Furthermore, in some African nations, especially those with a large Muslim population in the month of Rabi’ul Awwal, the day is declared a work-free day so as to enable lovers of the Holy Prophet to express their love for him in style. On this public holiday, Muslims march from one street to another in colourful outfits chanting praise songs to commemorate the birthday of Prophet Mohammad (s). 

In countries like Libya, Ghana, Nigeria, Egypt, South Africa, Kenya, and Sudan, there is a section of the Muslim population that does not celebrate the birthday of the Prophet because, according to them, the Prophet didn’t celebrate his own birthday. On the other hand, for many, it is a period that calls for celebration.

For instance in Libya, there is the hadrah, a ritual that involves songs, flutes, and tambourines are used to offer praises to Allah. 

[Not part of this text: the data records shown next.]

#ifdef CGP_EKF4_KERNELS
template <bool E1>
CGP_DEV void ekf4_mfma_trial(const FilterIO& io, const ModelArgs& ma) {
    const int lane = threadIdx.x;
    const int r = lane >> 4, q = lane & 3;
    const FilterSpan span = filter_span(io, blockIdx.x);
    using Seg = SegRecord<4>;
    const int64_t trial = span.trial;

    HarmonicLCD<1> model;
    model.setup(ma.params + trial * ma.param_stride, ma.dt, ma.model_id);
    Ekf4MfmaConst K;
    K.template load<E1>(model, io, trial, r, q);
    Ekf4State x;
    x.template load<E1>(io, trial, r, q);
    const double* __restrict__ ys = io.record(trial);
    Tile4FilterOut out;
    out.init(io, trial, lane);
    const unsigned p_off = out.offP, m_off = out.offm;
    const bool nll_final = (io.flags & CGP_NLL_FINAL_ONLY) != 0;
    double* __restrict__ nll = (io.nll && !nll_final) ? io.nll + trial * io.T : nullptr;
    const bool want_nll = io.nll != nullptr;

    SpecRegs R;
    R.init(K.angm);
    SpecRegsHigh RH;
    RH.init(K.angm, K.kja);
    constexpr int kParkStride = 2;
    __shared__ double2 park[64 * kParkStride];
    __shared__ double ybuf[64 + 16];
    double cum = 0.0;
    int checked_left = 0, spec_off = 0, jump_streak = 0, spec_score = -4;
    unsigned n_high = 0, n_common = 0, n_redo = 0, n_checked = 0, n_high_left = 0, n_wide = 0, n_low = 0, n_mid = 0;
    Ekf4Anchor anchor_live;
    int anchor_age = -1;
    const int64_t Te = span.t_end;
    double ynext = (span.t_begin + lane < Te) ? ys[span.t_begin + lane] : 0.0;
    for (int64_t t0 = span.t_begin; t0 < Te; t0 += 64) {
        wave_lds_fence();
        const bool burn = t0 < span.t_out;
        const OobWindow Pw = out.P_window(burn), mw = out.m_window(burn);
        if (span.state && span.seg > 0 && t0 == span.t_out) {
            Seg::put_mean(span.state, Seg::kJunction, lane < 4, lane, x.uq);
            Seg::put_cov(span.state, Seg::kJunction, ((lane >> 2) & 3) == 0, r, q, x.P);
        }
        double ychunk = ynext;
        asm volatile("" : "+v"(ychunk));
        ynext = (t0 + 64 + lane < Te) ? ys[t0 + 64 + lane] : 0.0;
        const int nsteps = (Te - t0 < 64) ? (int)(Te - t0) : 64;
        const Ekf4State x0 = x;
        const unsigned hx0 = (unsigned)__builtin_amdgcn_readfirstlane(__double2hiint(x.u2()));
        const bool low = !nll_final && hx0 - 0xBFFC0000u <= 0xC085DFFFu - 0xBFFC0000u;
        const bool mid = !nll_final && (hx0 & 0x7FFFFFFFu) < 0x3FF80000u;
        const bool edge = !nll_final && !mid && (hx0 & 0x7FFFFFFFu) < 0x3FFC0000u;
        ybuf[lane] = ychunk;
        wave_lds_fence();
        Ekf4Anchor anchor0, anchor_end;
        const bool spec_allowed = spec_off == 0;
        if (!spec_allowed) anchor0 = anchor_live;
        else if (anchor_age < 0 || anchor_age >= 4) { ekf4_anchor<E1 ? 2 : 0>(K, x.u2(), anchor0); anchor_age = 0; }
        else anchor0 = anchor_live;
        auto chunk = [&](auto reg_c) {
            constexpr int REG = decltype(reg_c)::value;
            SpecRegsMid RM;
            if constexpr (REG == kRegMid) RM.init(K.angm, K.kja);
            WideRegs RW;
            if constexpr (REG == kRegAny) RW.init();
            Ekf4Anchor anchor = anchor0;
            Ekf4Verdict verdict;
            auto one = [&](int slot, unsigned k, double y) {
                double S, innov;
                ekf4_mfma_step_spec1<E1 ? 2 : 0, REG>(K, R, RH, y, x, anchor, S, innov, verdict, &RM, REG == kRegAny ? &RW : nullptr);
                park[(slot + k) * kParkStride] = make_double2(S, innov);
                const unsigned t = (unsigned)(t0 + slot);
                Pw.store_s(x.P, p_off + k * 128u, t * 128u);
                mw.store_s(x.uq, m_off + k * 32u, t * 32u);
            };
            int slot = 0;
            double2 ya = *reinterpret_cast<const double2*>(ybuf), yb = *reinterpret_cast<const double2*>(ybuf + 2);
            double2 yc = *reinterpret_cast<const double2*>(ybuf + 4), yd = *reinterpret_cast<const double2*>(ybuf + 6);
            for (; slot + 8 <= nsteps; slot += 8) {
                const double2 na = *reinterpret_cast<const double2*>(ybuf + slot + 8), nb = *reinterpret_cast<const double2*>(ybuf + slot + 10);
                const double2 nc = *reinterpret_cast<const double2*>(ybuf + slot + 12), nd = *reinterpret_cast<const double2*>(ybuf + slot + 14);
                one(slot, 0u, ya.x); one(slot, 1u, ya.y); one(slot, 2u, yb.x); one(slot, 3u, yb.y);
                one(slot, 4u, yc.x); one(slot, 5u, yc.y); one(slot, 6u, yd.x); one(slot, 7u, yd.y);
                ya = na; yb = nb; yc = nc; yd = nd;
            }
            for (; slot + 4 <= nsteps; slot += 4) {
                const double2 na = *reinterpret_cast<const double2*>(ybuf + slot + 4), nb = *reinterpret_cast<const double2*>(ybuf + slot + 6);
                one(slot, 0u, ya.x); one(slot, 1u, ya.y); one(slot, 2u, yb.x); one(slot, 3u, yb.y);
                ya = na; yb = nb;
            }
            for (; slot < nsteps; slot++) one(slot, 0u, readlane_f64(ychunk, slot));
            anchor_end = anchor;
            return verdict.template code<REG>();
        };
        unsigned uncommon = 1;
        const bool lean_tried = spec_allowed && (low || mid || (checked_left == 0 && !edge));
        if (lean_tried) {
            bool high = false;
            if constexpr (E1) high = !nll_final && hx0 - 0x401A0000u < 0x4085DFFFu - 0x401A0000u;
            if (low) {
                uncommon = chunk(std::integral_constant<int, kRegLow>{});
                if (uncommon == 0) n_low++;
            } else if (mid) {
                uncommon = chunk(std::integral_constant<int, kRegMid>{});
                if (uncommon == 0) n_mid++;
            } else {
                if (high) {
                    uncommon = chunk(std::integral_constant<int, kRegHigh>{});
                    if (uncommon != 0) { x = x0; n_high_left++; } else n_high++;
                }
                if (uncommon != 0) {
                    uncommon = chunk(std::integral_constant<int, kRegCommon>{});
                    if (uncommon == 0) n_common++;
                }
            }
        }
        if (uncommon != 0) {
            if (lean_tried) { x = x0; checked_left = (!(low || mid) && (uncommon & 1u)) ? kCheckedChunks : 1; n_redo++; }
            auto jumped = [&]() { jump_streak = jump_streak < 4 ? jump_streak + 1 : 4; if (spec_off < (1 << jump_streak)) spec_off = 1 << jump_streak; };
            auto failed = [&]() {
                spec_score = spec_score > -14 ? spec_score - 2 : -16;
                if (spec_score <= -8 && spec_off < 32) spec_off = 32;
                if (t0 == span.t_begin && spec_off < 8) spec_off = 8;
            };
            if (lean_tried) { failed(); if ((uncommon & 2u) != 0) jumped(); }
            if (spec_allowed && spec_off == 0) {
                uncommon = chunk(std::integral_constant<int, kRegAny>{});
                if (uncommon == 0) { if (!lean_tried) n_wide++; }
                else { failed(); if ((uncommon & 2u) != 0) jumped(); }
            }
        }
        if (uncommon == 0) {
            anchor_live = anchor_end; anchor_age++;
            if (jump_streak > 0) jump_streak--;
            if (spec_score < 8) spec_score++;
            if (checked_left > 0) checked_left--;
        } else {
            if (!spec_allowed) spec_off--;
            anchor_age = -1;
            x = x0;
            const bool redo = lean_tried;
            bool bad = false;
            WideRegs W;
            W.init();
            auto wide_one = [&](int slot, double y) {
                double S, innov;
                ekf4_mfma_step_wide<E1 ? 2 : 0>(K, W, y, x, S, innov, bad);
                park[slot * kParkStride] = make_double2(S, innov);
                const unsigned t = (unsigned)(t0 + slot);
                Pw.store_s(x.P, p_off, t * 128u);
                mw.store_s(x.uq, m_off, t * 32u);
            };
            int wslot = 0;
            for (; wslot + 4 <= nsteps; wslot += 4) {
                const double2 ya = *reinterpret_cast<const double2*>(ybuf + wslot), yb = *reinterpret_cast<const double2*>(ybuf + wslot + 2);
                wide_one(wslot, ya.x); wide_one(wslot + 1, ya.y); wide_one(wslot + 2, yb.x); wide_one(wslot + 3, yb.y);
            }
            for (; wslot < nsteps; wslot++) wide_one(wslot, readlane_f64(ychunk, wslot));
            if (__builtin_amdgcn_ballot_w64(bad) != 0) {
                x = x0;
                for (int slot = 0; slot < nsteps; slot++) {
                    double S, innov;
                    ekf4_mfma_step_checked<E1 ? 2 : 0>(K, readlane_f64(ychunk, slot), x, S, innov);
                    park[slot * kParkStride] = make_double2(S, innov);
                    const unsigned t = (unsigned)(t0 + slot);
                    Pw.store_s(x.P, p_off, t * 128u);
                    mw.store_s(x.uq, m_off, t * 32u);
                }
                if (!redo) n_checked++;
            } else if (!redo) n_wide++;
            if (checked_left > 0) checked_left--;
        }
        if (want_nll && !burn) {
            wave_lds_fence();
            const double2 si = park[(lane < nsteps ? lane : 0) * kParkStride];
            cum = nll_flush_wave(si.x, si.y, lane, nsteps, cum, nll ? nll + t0 : nullptr);
        }
    }
    if (span.state) {
        Seg::put_mean(span.state, Seg::kEnd, lane < 4, lane, x.uq);
        Seg::put_cov(span.state, Seg::kEnd, ((lane >> 2) & 3) == 0, r, q, x.P);
        Seg::put_nll(span.state, lane, cum);
    } else if (lane == 0 && io.nll && nll_final) io.nll[trial] = cum;
    if (io.counters && lane == 0) {
        atomicAdd(io.counters + 0, (unsigned long long)n_high); atomicAdd(io.counters + 1, (unsigned long long)n_common);
        atomicAdd(io.counters + 2, (unsigned long long)n_redo); atomicAdd(io.counters + 3, (unsigned long long)n_checked);
        atomicAdd(io.counters + 4, (unsigned long long)n_high_left); atomicAdd(io.counters + 5, (unsigned long long)n_wide);
        atomicAdd(io.counters + 6, (unsigned long long)n_low); atomicAdd(io.counters + 7, (unsigned long long)n_mid);
    }
}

Finally, one can understand that love of the Prophet of Islam in Africa is expressed in various ways, looking at the tapestry of events and activities that are done to show his love by many adherents of Islam in the continent.

From processions to nasheeds, otherwise known as praise songs, to humanitarian outreach and declaration of national holidays on his birthday in some countries among others, it is glaring that followers of Islam in Africa have ample ways of expressing their indubitable love for the Prophet.